TASK DATA >>
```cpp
int wmf_launch_solve(const wmf_plan* plan, const RowArgs& a);
static inline int wmf_direct_supported(int f) { return f >= 1 && f <= 144; }
static inline bool wmf_dw_border(int f) { return f > 16 && f <= 144 && f % 16 == 1 && (f / 16) % 4 != 3 && !(wmf_debug_flags & WMF_DBG_NO_BORDER); }
static inline bool wmf_split_layout(int f, int ld) { return wmf_dw_border(f) && ld == f + 3; }
int wmf_directl_supported(int f, int ld);
int wmf_launch_directl(const RowArgs& a, RowList l);
int wmf_launch_directl_segments(const wmf_plan* pl, const RowArgs& a);
int wmf_launch_directw(const wmf_plan* pl, const RowArgs& a);
int64_t wmf_directw_partial_floats(int f);
int wmf_launch_accumulate(const RowArgs& a, const int32_t* degrees, int64_t n, float* partial, int slot_stride, int slot_offset);
int wmf_launch_eliminate(const RowArgs& a, float* partial, int64_t n, int slots_per_row);
void wmf_launch_bias_adjust(const float* vals, const int32_t* indices, const float* biasv, int64_t nnz, float* w_eff,
                            hipStream_t st);
int64_t wmf_csr_ws_bytes(int64_t nnz, int64_t n_rows, int64_t n_cols);
int wmf_launch_coo_to_csr(const int64_t* rows, const int64_t* cols, const float* vals, int64_t nnz, int64_t n_rows, int64_t n_cols,
                          int64_t* indptr, int32_t* indices, float* values, int32_t* bad_flag, void* ws, hipStream_t st);
int wmf_wide_supported(int f);
int wmf_launch_wide(const RowArgs& a, RowList l);
int wmf_iter_dmax(int f, int ld, int split);
int wmf_launch_iter(const wmf_plan* pl, const RowArgs& a, RowList l);
static inline bool wmf_iter_enabled() { return !(wmf_debug_flags & WMF_DBG_NO_ITER); }
// ... 139 lines not shown
```

recmodel_amd/engine.py:

```python
import ctypes
import os

import numpy as np
import torch

from . import _lib


def _ptr(t):
    return ctypes.c_void_p(t.data_ptr()) if t is not None else None


def _stream():
    return ctypes.c_void_p(torch.cuda.current_stream().cuda_stream)


class _HeldWork:

    def __init__(self, work, *buffers, landing=None):
        self.work, self.buffers, self.landing = work, buffers, landing

    def wait(self):
        self.work.wait()
        if self.landing is not None:
# ... 707 lines not shown
    def _publish(self, side, c, force=False):
        if not self.exchange:
            return
        if self.reduce[self._other(side)] and not force:
            self._stale[side] = True
            return
        lo, ln = self.chunk_bounds[side][c]
        W = self.world
        if self.sparse[side]:
            need = self.need[side]
            start, stop = self.chunk_range[side][c]
            rows = need["send_idx"][c]
            send = self.K.gather_rows(self.factors[side], rows) if hasattr(self.K, "gather_rows") else self.factors[side].index_select(0, rows)
            self._pending[side].append(self._all_to_all_rows(self.X[side][start:stop], send, need["recv_counts"][c],
                                                             need["send_counts"][c]))
            return
        self._pending[side].append(torch.distributed.all_gather_into_tensor(
            self.X[side][W * lo: W * (lo + ln)], self.factors[side][lo: lo + ln], group=self.group, async_op=True))

    def _all_to_all_rows(self, out, send, recv_counts, send_counts):
        if torch.distributed.get_backend(self.group) == "nccl" or not out.is_cuda:
            work = torch.distributed.all_to_all_single(out, send, list(recv_counts), list(send_counts), group=self.group, async_op=True)
            return _HeldWork(work, send)
        torch.cuda.current_stream().synchronize()
        send_h, out_h = send.cpu(), torch.empty(out.shape, dtype=out.dtype)
        work = torch.distributed.all_to_all_single(out_h, send_h, list(recv_counts), list(send_counts), group=self.group, async_op=True)
        return _HeldWork(work, send_h, landing=(out, out_h))

    def _ensure_gathered(self, side):
        if self._stale[side]:
            self._stale[side] = False
            for c in range(len(self.chunk_bounds[side])):
                self._publish(side, c, force=True)
        self._wait(side)

    def _wait(self, side):
        for work in self._pending[side]:
            if work is not None:
                work.wait()
        self._pending[side] = []

    def _invalidate(self, side):
        self.g_valid[side] = self._owed[side] = False

    def _materialize(self, side):
        if self._owed[side]:
            self._owed[side] = False
            self.K.row_transform(self.g[side], self.n_local[side], self.f, self.ld, self.U[side], self.unwhite_mode,
                                 self.factors.raw(side), None)

    def _prepare_chained(self, fixed):
        K, n = self.K, self.n_local[fixed]
        K.gram_whitened(self.g[fixed], n, self.f, self.ld, self.bias, self.G_aug, self.ws)
        K.compose_whitening(self.G_aug, self.U[fixed], self.f, self.ld, self.bias, self.rolled, self.gamma, self.W_white,
                            self.W_unwhite, self.N_ext, self.info, self.ws)
        K.row_transform_chained(self.g[fixed], n, self.f, self.ld, self.bias, self.N_ext, self.rolled, self.V[fixed],
                                self.bias_vec[fixed] if self.bias else None)

    def prepare(self, fixed):
        K = self.K
        self._fixed_from_g = self.chained and self.g_valid[fixed]
        if self._fixed_from_g:
            return self._prepare_chained(fixed)
        blk = self.factors[fixed]
        K.gram(blk, self.n_local[fixed], self.f, self.ld, self.bias, self.G, self.ws)
        if self.exchange:
            torch.distributed.all_reduce(self.G, group=self.group)
        K.factorize(self.G, self.f, self.ld, self.gamma, self.W_white, self.W_unwhite, self.info, self.ws)
        V, bvec = self.V[fixed], self.bias_vec[fixed]
        if not self.exchange:
            K.row_transform(self.X[fixed], self.n_local[fixed], self.f, self.ld, self.W_white, self.white_mode, V,
                            bvec if self.bias else None)
            return
        if self._stale[fixed]:
            self._ensure_gathered(fixed)
        pending, self._pending[fixed] = self._pending[fixed], []
        done = len(self.chunk_bounds[fixed]) - len(pending)
        for c, (start, stop) in enumerate(self.chunk_range[fixed]):
            if c >= done and pending[c - done] is not None:
                pending[c - done].wait()
            rows = slice(start, stop)
            if stop > start:
                K.row_transform(self.X[fixed][rows], stop - start, self.f, self.ld, self.W_white, self.white_mode, V[rows],
                                bvec[rows] if self.bias else None)

    def update(self, side):
        K = self.K
        fixed = self._other(side)
        bvec = self.bias_vec[fixed] if self.bias else None
        self._wait(side)
        self._invalidate(side)
        for c, ((lo, ln), csr) in enumerate(zip(self.chunk_bounds[side], self.csr_chunks[side])):
            g = self.g[side][lo: lo + ln]
            K.solve_rows(csr._plan, self.V[fixed], bvec, csr.indptr, csr.indices, csr.values, ln, self.f, self.ld, g, self.fail,
                         self.solve_flags)
            if self.chained and self._fixed_from_g:
                continue
            real = max(0, min(ln, self.n_local[side] - lo))
            K.row_transform(g, real, self.f, self.ld, self.W_unwhite, self.unwhite_mode, self.factors.raw(side)[lo: lo + ln], None)
            self._publish(side, c)
        if self.chained:
            self.U[side].copy_(self.W_unwhite)
            self.g_valid[side] = True
            self._owed[side] = self._fixed_from_g
        self.has_factors[side] = True

    def half_step(self, side):
# ... 201 lines not shown
```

TASK STATEMENT >> Copy out whichever lines of the listing contain the word "True".

RESULT OF THE EXERCISE >>
            self._stale[side] = True
            self.X[side][W * lo: W * (lo + ln)], self.factors[side][lo: lo + ln], group=self.group, async_op=True))
            work = torch.distributed.all_to_all_single(out, send, list(recv_counts), list(send_counts), group=self.group, async_op=True)
        work = torch.distributed.all_to_all_single(out_h, send_h, list(recv_counts), list(send_counts), group=self.group, async_op=True)
                self._publish(side, c, force=True)
            self.g_valid[side] = True
        self.has_factors[side] = True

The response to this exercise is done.